Little attention has been paid to measuring quality and value of care in the period between diagnosis and receipt of a surgical intervention. Treatment for carpal tunnel syndrome (CTS) is an ideal context to develop measurement models of care quality and utilization between primary care and specialty providers, given that approximately 40,000 Veterans per year are newly diagnosed with CTS and often receive care from one or more providers from primary care, occupational therapy, orthopedic surgery, plastic surgery, neurosurgery, physical medicine and rehabilitation, or pain management. Although a variety of nonoperative treatments can be appropriate under certain clinical circumstances, these same treatments can be low value if they lead to delays for patients who would benefit from surgery. The pre-surgical period, during which patients often have multiple touches with the healthcare system, is an important time to identify opportunities to improve coordination and quality of care for Veterans.

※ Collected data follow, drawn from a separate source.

constexpr i64 ub(i64 T) { return (T >> 32) + (i64)(P / 2) + 1; }
constexpr i64 B_IN = (i64)P - 1;
constexpr i64 B_Y = 112 * ((i64)1 << 31);
constexpr i64 B_EXT = ub(B_Y + (i64)P);
constexpr i64 B_MIDOUT = ub(((i64)1 << 32) * K1_MID + ((B_Y >> 32) + 1) * (i64)K2_MID + 2 * (i64)P);
constexpr i64 B_SUMR = ub(((i64)1 << 31) * R2 + 33 * (i64)R3);
constexpr i64 B_INT = (i64)((double)P * 0.945);
static_assert(ub((i64)(P - 1) * B_INT + B_SUMR + (i64)P) <= B_INT && B_MIDOUT <= B_INT, "internal-round bound is not invariant");
static_assert((i64)(P - 1) * B_INT + B_SUMR + (i64)P <= SREDC_MAX && B_INT * B_INT <= SREDC_MAX, "internal-round products overflow sredc");
static_assert(24 * B_INT < ((i64)1 << 37), "internal sum");

BX_HD uint64_t mad64(uint32_t a, uint32_t b, uint64_t c) { return (uint64_t)a * (uint64_t)b + c; }

template <int N>
BX_HD void sredc_n(const i64* t, i32* r) {
    i32 m[N];
#pragma unroll
    for (int i = 0; i < N; ++i) {
        BX_ASSERT_BOUND(t[i] <= SREDC_MAX && t[i] >= -SREDC_MAX, "sredc operand");
        m[i] = mont_m(t[i]);
    }
#pragma unroll
    for (int i = 0; i < N; ++i) r[i] = (i32)(smad_k(m[i], P, t[i], i & 3) >> 32);
}

BX_HD i32 sbox7s(i32 x) {
    BX_ASSERT_BOUND(iabs64(x) <= B_INT, "sbox input");
    const i32 x2 = sredc(smul(x, x));
    const i32 x3 = sredc(smul(x2, x));
    const i32 x4 = sredc(smul(x2, x2));
    return sredc(smul(x3, x4));
}
template <int N>
BX_HD void sbox7s_n(i32* x) {
    i64 t[N], u[N];
    i32 x2[N], x3[N], x4[N];
#pragma unroll
    for (int i = 0; i < N; ++i) {
        BX_ASSERT_BOUND(iabs64(x[i]) <= B_INT, "sbox input");
        t[i] = smul(x[i], x[i], i & 3);
    }
    sredc_n<N>(t, x2);
#pragma unroll
    for (int i = 0; i < N; ++i) {
        t[i] = smul(x2[i], x[i], 2 * i);
        u[i] = smul(x2[i], x2[i], 2 * i + 1);
    }
    sredc_n<N>(t, x3);
    sredc_n<N>(u, x4);
#pragma unroll
    for (int i = 0; i < N; ++i) t[i] = smul(x3[i], x4[i], i & 3);
    sredc_n<N>(t, x);
}

BX_HD i32 redc64s(i64 y, uint32_t rc) {
    BX_ASSERT_BOUND(iabs64(y) <= B_Y, "external layer output");
    const i32 r = sredc(add_u32(y, rc));
    BX_ASSERT_BOUND(iabs64(r) <= B_EXT, "redc64s output");
    return r;
}

BX_HD void redc64s_all(const i64* y, const uint32_t* rc, i32* s) {
    constexpr int H = P2_CELLS / 2;
#pragma unroll
    for (int h = 0; h < P2_CELLS; h += H) {
        i64 acc[H];
#pragma unroll
        for (int i = 0; i < H; ++i) {
            BX_ASSERT_BOUND(iabs64(y[h + i]) <= B_Y, "external layer output");
            acc[i] = add_u32(y[h + i], rc[h + i], i & 3);
        }
        sredc_n<H>(acc, s + h);
    }
#pragma unroll
    for (int i = 0; i < P2_CELLS; ++i) BX_ASSERT_BOUND(iabs64(s[i]) <= B_EXT, "redc64s output");
}

template <uint32_t K1, uint32_t K2, bool HAS_ADD = true>
BX_HD i32 red64ks(i64 y, uint32_t add) {
    BX_ASSERT_BOUND(iabs64(y) <= B_Y, "external layer output");
    static_assert(K1 < (1u << 29) && K2 < P, "correction constant too large for the accumulator bound");
    i64 acc = umul_k((uint32_t)y, K1);
    if (HAS_ADD) acc = add_u32(acc, add);
    return sredc(smad_k((i32)(y >> 32), K2, acc));
}
template <uint32_t K1, uint32_t K2, bool HAS_ADD0>
BX_HD void red64ks_all(const i64* y, uint32_t add0, i32* s) {
    static_assert(K1 < (1u << 29) && K2 < P, "correction constant too large for the accumulator bound");
    constexpr int H = P2_CELLS / 2;
#pragma unroll
    for (int h = 0; h < P2_CELLS; h += H) {
        i64 acc[H];
#pragma unroll
        for (int i = 0; i < H; ++i) {
            BX_ASSERT_BOUND(iabs64(y[h + i]) <= B_Y, "external layer output");
            acc[i] = umul_k((uint32_t)y[h + i], K1, i & 3);
        }
        if (HAS_ADD0 && h == 0) acc[0] = add_u32(acc[0], add0, 0);
#pragma unroll
        for (int i = 0; i < H; ++i) acc[i] = smad_k((i32)(y[h + i] >> 32), K2, acc[i], (i + 1) & 3);
        sredc_n<H>(acc, s + h);
    }
}

BX_HD void m_ext64s(const i32* s, i64* y) {
#pragma unroll
    for (int h = 0; h < 2; ++h) {
        i64 t0[3], t1[3], t2[3], t3[3];
#pragma unroll
        for (int q = 0; q < 3; ++q) {
            const int g = 3 * h + q;
            t0[q] = smulc<1>(s[4 * g], 2 * q);
            t1[q] = smulc<1>(s[4 * g + 2], 2 * q + 1);
        }
#pragma unroll
        for (int q = 0; q < 3; ++q) {
            const int g = 3 * h + q;
            t0[q] = smadc<1>(s[4 * g + 1], t0[q], 2 * q + 2);
            t1[q] = smadc<1>(s[4 * g + 3], t1[q], 2 * q + 3);
        }
#pragma unroll
        for (int q = 0; q < 3; ++q) {
            const int g = 3 * h + q;
            t2[q] = smadc<2>(s[4 * g + 1], t1[q], 2 * q);
            t3[q] = smadc<2>(s[4 * g + 3], t0[q], 2 * q + 1);
        }
#pragma unroll
        for (int q = 0; q < 3; ++q) {
            const int g = 3 * h + q;
            const i64 t4 = t1[q] * 4 + t3[q], t5 = t0[q] * 4 + t2[q];
            y[4 * g] = t3[q] + t5;
            y[4 * g + 1] = t5;
            y[4 * g + 2] = t2[q] + t4;
            y[4 * g + 3] = t4;
        }
    }
    i64 t[4];
#pragma unroll
    for (int j = 0; j < 4; ++j) {
        t[j] = y[j];
#pragma unroll
        for (int k = 4; k < P2_CELLS; k += 4) t[j] += y[k + j];
    }
#pragma unroll
    for (int i = 0; i < P2_CELLS; ++i) y[i] += t[i & 3];
}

The studies proposed for this CDA will facilitate development of innovative strategies to improve coordination, access, and value of care for Veterans with CTS, particularly in the pre-surgical period.
Aim 1: to assess facility-level variation in pre-surgical value for CTS-related care.
Aim 2: to understand factors associated with pre-surgical episode quality and utilization from the patient and provider perspectives.
Aim 3: to design and pilot a multi-disciplinary CTS clinical care pathway to improve pre-surgical episode value.
This research program will assess the quality and utilization of pre-surgical CTS care delivered over time among multiple providers using a model based on the National Quality Forum (NQF) patient-centered episodes of care theoretical construct coupled with Donabedian's structure-process-outcomes framework. In Aim 1, using VHA administrative data, I will construct facility-level measures of pre-surgical episode quality/access (inappropriate delay of surgery) and utilization (number of pre-surgical encounters) and examine the impact of structural and process considerations on facility variation in these performance measures. Structural considerations will focus on care organization that influences timely access to care, including specialist availability, proximity, and use of community care for referrals. Process considerations will focus on the mode of actual healthcare delivery, like use and timing of diagnostic tests, nonoperative treatments, and specialist referrals. In Aim 2, I will conduct semi-structured interviews with patients and providers to understand key factors associated with pre-surgical episode quality and utilization. The interviews will capture organizational factors (referral protocols and mechanisms of provider communication), perspectives, preferences, and care goals of key stakeholders (patients and clinicians) involved in pre-surgical CTS care to determine facilitators and barriers that impact pre-surgical episode value. For Aim 3, I will use findings from Aim 1 and Aim 2 to design and pilot a multidisciplinary CTS clinical care pathway to improve care coordination, prompt access, and appropriate use of resources for Veterans with CTS.
Not yet available.
This series of studies will develop innovative strategies to improve coordination, access and value of care for CTS, particularly in the pre-surgical period. Through future work, I will use the model developed for CTS to examine variation in quality and utilization during pre-surgical care for other conditions, with the goal of optimizing the value of health care services across all treatment phases and maximizing outcomes for Veterans receiving surgical care. This approach will also be beneficial for quality measurement efforts across healthcare settings as the VHA provides more care through the community-based healthcare networks recommended by the Commission on Care.